Depending on the circumstances, sometimes walls, floors and ceilings have to be replaced so that a cavity can be made. Another solution would be to create a barrier of some sort, like a mass loaded vinyl barrier, depending on the noise issue. It really comes down to what the noise issue is and what it will take to minimize it as much as possible.
If you have a lot of outside noise coming in through the windows, we’ll usually add a single pane, 1/4-inch double hung window to the recessed wall where the window is. As long as you have enough depth, you can create an air space that will minimize the noise coming in from outside.
How much does all of this cost?
One hundred square feet of wall soundproofing typically ranges from $5,000 to $8,000. The same amount of ceiling ranges from $7,000 to $11,000, [on the higher end if] there's recessed lighting. Floors would follow similar to ceilings, in the $7,000 to $9,000 range.
How do customers get duped by soundproofers?
The devil is in the details and, unfortunately, some contractors cut corners to win a customer’s business. At the same time, clients have budgets and sometimes a contractor wants to accommodate the client.
Often the non-soundproofing expert will do research online and see an application and figure it’s pretty straightforward, which, in theory, it is.
However, depending on what else is going on with a particular noise issue, there tends to be other variables that come into play, such as metal ducts that are running through the dwelling, and some of the sound might be flanking from it.

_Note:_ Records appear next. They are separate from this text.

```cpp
template <typename T> struct launch_param { using type = T; };
template <typename... KA>
inline hipError_t launch(const char* name, void (*kernel)(KA...), dim3 grid, dim3 block, size_t lds, hipStream_t st, const typename launch_param<KA>::type&... a) {
    void* argv[] = {const_cast<void*>(static_cast<const void*>(&a))..., nullptr};
    const hipError_t e = hipLaunchKernel(reinterpret_cast<const void*>(kernel), grid, block, argv, lds, st);
    if (cmdlist::List* l = cmdlist::recording()) {
        static const size_t sizes[] = {sizeof(KA)..., 0}, aligns[] = {alignof(KA)..., 0};
        l->record_launch(reinterpret_cast<const void*>(kernel), name, cmdlist::Dim{grid.x, grid.y, grid.z}, cmdlist::Dim{block.x, block.y, block.z},
                         (uint32_t)lds, (uint32_t)sizeof...(KA), argv, sizes, aligns);
    }
    return e;
}
#define NGP_LAUNCH_STATUS(kernel, grid, block, lds, st, ...) ::ngp::launch(#kernel, kernel, grid, block, lds, st, __VA_ARGS__)
#define NGP_LAUNCH(...) ((void)NGP_LAUNCH_STATUS(__VA_ARGS__))
inline hipError_t memset_async(void* dst, int value, size_t bytes, hipStream_t st) {
    const hipError_t e = hipMemsetAsync(dst, value, bytes, st);
    if (cmdlist::List* l = cmdlist::recording()) e == hipSuccess ? l->record_memset(dst, value, bytes) : l->poison();
    return e;
}
inline hipError_t memcpy_async(void* dst, const void* src, size_t bytes, hipMemcpyKind kind, hipStream_t st) {
    const hipError_t e = hipMemcpyAsync(dst, src, bytes, kind, st);
    if (cmdlist::List* l = cmdlist::recording()) e == hipSuccess ? l->record_memcpy(dst, src, bytes, (int)kind) : l->poison();
    return e;
}

#ifdef NGP_DEBUG_BOUNDS
#define NGP_BOUNDS(cond) do { if (!(cond)) __builtin_trap(); } while (0)
#else
#define NGP_BOUNDS(cond) do { } while (0)
#endif

__device__ __forceinline__ _Float16 to_half_rne(float v) {
    asm volatile("" : "+v"(v));
    return (_Float16)v;
}

__device__ __forceinline__ float clampf(float x, float lo, float hi) { return fminf(hi, fmaxf(lo, x)); }

__device__ __forceinline__ uint32_t wave_inclusive_scan(uint32_t v) {
    const int lane = threadIdx.x & 63;
#pragma unroll
    for (int o = 1; o < 64; o <<= 1) {
        uint32_t n = __shfl_up(v, o, 64);
        if (lane >= o) v += n;
    }
    return v;
}

__device__ __forceinline__ float wave_sum(float v) {
#pragma unroll
    for (int o = 32; o > 0; o >>= 1) v += __shfl_xor(v, o, 64);
    return v;
}

template <int CTRL, int ROW_MASK>
__device__ __forceinline__ float dpp_or(float identity, float src) {
    return __builtin_bit_cast(float, __builtin_amdgcn_update_dpp(__builtin_bit_cast(int, identity), __builtin_bit_cast(int, src), CTRL, ROW_MASK,
                                                                 0xF, false));
}
__device__ __forceinline__ float wave_incl_sum(float v, int) {
    v += dpp_or<0x111, 0xF>(0.0f, v);
    v += dpp_or<0x112, 0xF>(0.0f, v);
    v += dpp_or<0x114, 0xF>(0.0f, v);
    v += dpp_or<0x118, 0xF>(0.0f, v);
    v += dpp_or<0x142, 0xA>(0.0f, v);
    v += dpp_or<0x143, 0xC>(0.0f, v);
    return v;
}
__device__ __forceinline__ float lane63(float v) { return __builtin_bit_cast(float, __builtin_amdgcn_readlane(__builtin_bit_cast(int, v), 63)); }
__device__ __forceinline__ float wave_total(float v) { return lane63(wave_incl_sum(v, 0)); }

__device__ __forceinline__ void loss_sum_block(const float* err, uint32_t N, float* loss, float* part) {
    const uint32_t t = threadIdx.x;
    float acc = 0.0f;
    if (t < 256u) {
        for (uint32_t i = t; i < N; i += 256u) acc += __hip_atomic_load(&err[i], __ATOMIC_RELAXED, __HIP_MEMORY_SCOPE_AGENT);
        acc = wave_total(acc);
        if ((t & 63u) == 0u) part[t >> 6] = acc;
    }
    __syncthreads();
    if (t == 0u) {
        float v = 0.0f;
#pragma unroll
        for (int w = 0; w < 4; w++) v += part[w];
        loss[0] = v / (float)(3u * N);
    }
}

enum OptState { OPT_SCALE, OPT_GROWTH_TRACKER, OPT_FOUND_INF, OPT_STEP_COUNT, OPT_LR_MULT, OPT_TABLE_PARITY, OPT_TICKET, OPT_SCALE_DEAD, OPT_STATE_WORDS };
static_assert(OPT_STATE_WORDS == 8, "include/ngp_hip.h: state = device float[8]");
struct AdamConsts {
    float inv_scale, bc1, bc2_sqrt, lr_mult;
    bool skip;
};
__device__ __forceinline__ AdamConsts adam_consts(const float* state, float beta1, float beta2, float grad_mult) {
    AdamConsts a;
    const bool scale_dead = !__builtin_isfinite(1.0f / state[OPT_SCALE]);
    a.skip = state[OPT_FOUND_INF] != 0.0f || scale_dead;
    a.inv_scale = scale_dead ? 0.0f : grad_mult / state[OPT_SCALE];
    const float t = state[OPT_STEP_COUNT] + 1.0f;
    a.bc1 = 1.0f - powf(beta1, t);
    a.bc2_sqrt = sqrtf(1.0f - powf(beta2, t));
    a.lr_mult = state[OPT_LR_MULT];
    return a;
}
__device__ __forceinline__ void adam_element(float g, float& pm, float& pv, float& pp, float beta1, float beta2, float eps, float step_size,
                                             float bc2_sqrt) {
    pm = beta1 * pm + (1.0f - beta1) * g;
    pv = beta2 * pv + (1.0f - beta2) * g * g;
    pp -= step_size * pm / (sqrtf(pv) / bc2_sqrt + eps);
}
struct TableAdam {
    float* p[2];
// ... 73 lines not shown
```

torch-ngp_amd/csrc/ffmlp.hip:

```cpp
#include "common.h"
#include "sh_poly.inc"

namespace ngp {

constexpr int FF_WAVES = 4;
constexpr int FF_THREADS = FF_WAVES * 64;
constexpr int FF_TILE = 32;

enum Act : uint32_t { ACT_RELU = 0, ACT_EXP = 1, ACT_SINE = 2, ACT_SIGMOID = 3, ACT_SQUAREPLUS = 4, ACT_SOFTPLUS = 5, ACT_NONE = 6 };
constexpr float K_ACT = 10.0f;

__device__ __forceinline__ float act_forward(uint32_t a, float x) {
    switch (a) {
        case ACT_RELU: return x > 0.0f ? x : 0.0f;
        case ACT_EXP: return __expf(x);
        case ACT_SINE: return __sinf(x);
        case ACT_SIGMOID: return 1.0f / (1.0f + __expf(-x));
        case ACT_SQUAREPLUS: { const float s = x * K_ACT; return 0.5f * (s + sqrtf(s * s + 4.0f)) / K_ACT; }
        case ACT_SOFTPLUS: return __logf(__expf(x * K_ACT) + 1.0f) / K_ACT;
        default: return x;
    }
}
__device__ __forceinline__ float act_backward_factor(uint32_t a, float y) {
    switch (a) {
// ... 251 lines not shown
            const half8_t* wl = img_hid + (size_t)l * NIB * NKB * 64;
#pragma unroll
            for (int ib = 0; ib < NIB; ib++) {
                acc[ib] = zero16();
#pragma unroll
                for (int kb = 0; kb < NKB; kb++) acc[ib] = mfma(wl[(ib * NKB + kb) * 64], hid[kb], acc[ib]);
            }
        }
        float16_t o = zero16();
#pragma unroll
        for (int kb = 0; kb < NKB; kb++) o = mfma(img_out[kb * 64], hid[kb], o);
        half4_t lo, hi;
#pragma unroll
        for (int c = 0; c < 4; c++) {
            lo[c] = (half_t)(PLAIN ? o[c] : act_forward(out_act, o[c]));
            hi[c] = (half_t)(PLAIN ? o[4 + c] : act_forward(out_act, o[4 + c]));
        }
        half_t* orow = outputs + ((size_t)tile * FF_TILE + n) * 16 + 4 * h;
        *reinterpret_cast<half4_t*>(orow) = lo;
        *reinterpret_cast<half4_t*>(orow + 8) = hi;
    }
}

template <int WIDTH, bool TRAIN, bool PLAIN>
__global__ __launch_bounds__(FF_THREADS) __attribute__((amdgpu_waves_per_eu(4, 4))) void k_ffmlp_forward(
    const half_t* __restrict__ inputs, const half_t* __restrict__ weights, half_t* __restrict__ forward_buffer, half_t* __restrict__ outputs,
    uint32_t n_tiles, uint32_t in_dim, uint32_t num_layers, uint32_t act, uint32_t out_act, bool in_planar) {
    ffmlp_forward_body<WIDTH, TRAIN, PLAIN>(inputs, weights, forward_buffer, outputs, n_tiles, in_dim, num_layers, act, out_act, in_planar);
}
template <int WIDTH, bool TRAIN, bool PLAIN>
__global__ __launch_bounds__(FF_THREADS) __attribute__((amdgpu_waves_per_eu(2, 2))) void k_ffmlp_forward_wide(
    const half_t* __restrict__ inputs, const half_t* __restrict__ weights, half_t* __restrict__ forward_buffer, half_t* __restrict__ outputs,
    uint32_t n_tiles, uint32_t in_dim, uint32_t num_layers, uint32_t act, uint32_t out_act, bool in_planar) {
    ffmlp_forward_body<WIDTH, TRAIN, PLAIN>(inputs, weights, forward_buffer, outputs, n_tiles, in_dim, num_layers, act, out_act, in_planar);
}
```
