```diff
@@ -649,10 +652,7 @@
 			const float cd = FMA(Cc.x, dLp0, FMA(Cc.y, dLp1, FMA(Cc.z, dLp2, CONLY ? 0.f : FMA(B.z, dLd, dLo))));
 			const float diff = cd - S;
 			float dL_dalpha = diff * test_T;
-			if (any_bg) {
-				asm volatile("");
-				dL_dalpha = FMA(-(T_final * rinv), bg_dot, dL_dalpha);
-			}
+			if (decltype(BG)::value) dL_dalpha = FMA(-(T_final * rinv), bg_dot, dL_dalpha);
 			const float q = Gm * dL_dalpha;
 			S = FMA(alpha, diff, S);
 			T_ = TSEL ? (live ? test_T : T_) : test_T;
@@ -676,32 +676,25 @@
 				if (!r2_hi) pn_dst[8] = t2 + pn2;
 			}
 		};
-		uint32_t pk = *reinterpret_cast<const uint32_t*>(my_list);
-		for (int i = 0; i < n; i += GSR_BWQ_U) {
-			const uint32_t cur = pk;
-			pk = *reinterpret_cast<const uint32_t*>(my_list + i + GSR_BWQ_U);
-			__builtin_amdgcn_sched_barrier(0);
-			turn_read(0); step(fetch(cur & 0xffu), cur & 0xffu, 0); turn_write(0);
-			turn_read(1); step(fetch((cur >> 8) & 0xffu), (cur >> 8) & 0xffu, 1); turn_write(1);
-			turn_read(2); step(fetch((cur >> 16) & 0xffu), (cur >> 16) & 0xffu, 2); turn_write(2);
-			turn_read(3); step(fetch(cur >> 24), cur >> 24, 3); turn_write(3);
-			__builtin_amdgcn_fence(__ATOMIC_RELEASE, "wavefront");
-			__builtin_amdgcn_wave_barrier();
+		const uint32_t sel2 = 0x0c0c0000u | ((2u * u2 + 1u) << 8) | (2u * u2);
+		auto phase2 = [&](const uint2 cur, const int i) {
 			{
 				const bool act = i + u2 < my_cnt;
-				const uint32_t j = act ? (cur >> (8 * u2)) & 0xffu : 0u;
-				const float2 ctr = *reinterpret_cast<const float2*>(recA + j * 16);
+				const uint32_t e = act ? (FX ? __builtin_amdgcn_perm(cur.y, cur.x, sel2) : (uint32_t)my_list[i + u2]) : 0u;
+				const float2 ctr = *reinterpret_cast<const float2*>(recA + e);
 				const float4 v01 = my_slab_r[0], v23 = my_slab_r[1];
 				const float dy = ctr.y - y2, X = ctr.x - x2;
 				const float qv[4] = {v01.x, v01.z, v23.x, v23.z}, wv_[4] = {v01.y, v01.w, v23.y, v23.w};
-				float S0 = 0.f, a0 = 0.f, a2 = 0.f, a5 = 0.f, a6 = 0.f, a7 = 0.f, a8 = 0.f, a9 = 0.f;
+				float S0 = qv[0], a0 = qv[0] * X, a2 = FMA(a0, X, 0.f), a5 = 0.f, a6 = 0.f, a7 = 0.f, a8 = 0.f, a9 = 0.f;
 #pragma unroll
 				for (int sx = 0; sx < 4; sx++) {
 					const float dx = X - (float)sx;
-					const float t = qv[sx] * dx;
-					S0 += qv[sx];
-					a0 += t;
-					a2 = FMA(t, dx, a2);
+					if (sx > 0) {
+						const float t = qv[sx] * dx;
+						S0 += qv[sx];
+						a0 += t;
+						a2 = FMA(t, dx, a2);
+					}
 					if (!CONLY) a5 = FMA(wv_[sx], g_op[sx], a5);
 					a6 = FMA(wv_[sx], g_pix[sx].x, a6);
 					a7 = FMA(wv_[sx], g_pix[sx].y, a7);
@@ -711,20 +704,40 @@
 				a5 += S0;
 				float a1 = dy * S0, a3 = dy * a0;
 				float a4 = dy * a1;
-				GSR_DPP_ADD(a0, 0xB1); GSR_DPP_ADD(a1, 0xB1); GSR_DPP_ADD(a2, 0xB1); GSR_DPP_ADD(a3, 0xB1); GSR_DPP_ADD(a4, 0xB1);
-				GSR_DPP_ADD(a5, 0xB1);
-				GSR_DPP_ADD(a0, 0x4E); GSR_DPP_ADD(a1, 0x4E); GSR_DPP_ADD(a2, 0x4E); GSR_DPP_ADD(a3, 0x4E); GSR_DPP_ADD(a4, 0x4E);
-				GSR_DPP_ADD(a5, 0x4E);
+				const bool lo1 = (r2 & 1) != 0;
+				const float b01 = (lo1 ? a1 : a0) + GSR_DPP_OF(lo1 ? a0 : a1, 0xB1);
+				const float b23 = (lo1 ? a3 : a2) + GSR_DPP_OF(lo1 ? a2 : a3, 0xB1);
+				const float b45 = (lo1 ? a5 : a4) + GSR_DPP_OF(lo1 ? a4 : a5, 0xB1);
 				const float k1 = a6 + GSR_DPP_OF(a7, 0xB1), k2 = a8 + GSR_DPP_OF(a9, 0xB1);
-				const bool lo1 = (r2 & 1) != 0;
-				pn0 = r2_hi ? (lo1 ? a3 : a2) : (lo1 ? a1 : a0);
+				pn0 = (r2_hi ? b23 : b01) + GSR_DPP_OF(r2_hi ? b01 : b23, 0x4E);
 				pn1 = k1 + GSR_DPP_OF(k2, 0x4E);
-				pn2 = lo1 ? a5 : a4;
+				pn2 = b45 + GSR_DPP_OF(b45, 0x4E);
 				pn_act = act;
-				pn_dst = plane + j * GSR_PLANE_STRIDE + r2;
-			}
-			__builtin_amdgcn_wave_barrier();
-		}
+				pn_dst = plane + (e >> 4) * GSR_PLANE_STRIDE + r2;
+			}
+		};
+		uint2 pk = *reinterpret_cast<const uint2*>(my_list);
+#define GSR_BWQ_WALK(BG)                                                                                                    \
+		for (int i = 0; i < n; i += GSR_BWQ_U) {                                                                            \
+			const uint2 cur = pk;                                                                                           \
+			pk = *reinterpret_cast<const uint2*>(my_list + i + GSR_BWQ_U);                                                  \
+			__builtin_amdgcn_sched_barrier(0);                                                                              \
+			turn_read(0); step(fetch(cur.x & 0xffffu), cur.x & 0xffffu, 0, BG); turn_write(0);                              \
+			turn_read(1); step(fetch(cur.x >> 16), cur.x >> 16, 1, BG); turn_write(1);                                      \
+			turn_read(2); step(fetch(cur.y & 0xffffu), cur.y & 0xffffu, 2, BG); turn_write(2);                              \
+			turn_read(3); step(fetch(cur.y >> 16), cur.y >> 16, 3, BG); turn_write(3);                                      \
+			__builtin_amdgcn_fence(__ATOMIC_RELEASE, "wavefront");                                                          \
+			__builtin_amdgcn_wave_barrier();                                                                                \
+			phase2(cur, i);                                                                                                 \
+			__builtin_amdgcn_wave_barrier();                                                                                \
+		}
+		if (any_bg) {
+			GSR_BWQ_WALK(GsBool<true>{})
+		} else {
+			GSR_BWQ_WALK(GsBool<false>{})
+		}
+#undef GSR_BWQ_WALK
+		thr16 -= GSR_BWQ_BATCH * 16;
 #pragma unroll
 		for (int qq = 0; qq < 4; qq++) {
 			turn_read(qq);
```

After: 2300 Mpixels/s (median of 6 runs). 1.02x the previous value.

We call this a secondary pathway. This is an unexpected fix that adds to costs.
Another important factor is making sure any recessed lights that are in the ceiling are treated as well. The contractor may think the job is done only to discover the noise is still prominent and to correct it involves a considerable amount of money.
Experienced soundproofers build the unknowns into their bids, so the client is fully aware of what to expect. If the job is bid well, asking for more money to finish the job is significantly minimized and is often a non-issue.
In this business, I have discovered that it’s always better to create a partnership with the client and do a thorough estimate even if the costs seem high so the client can make an informed decision before investing.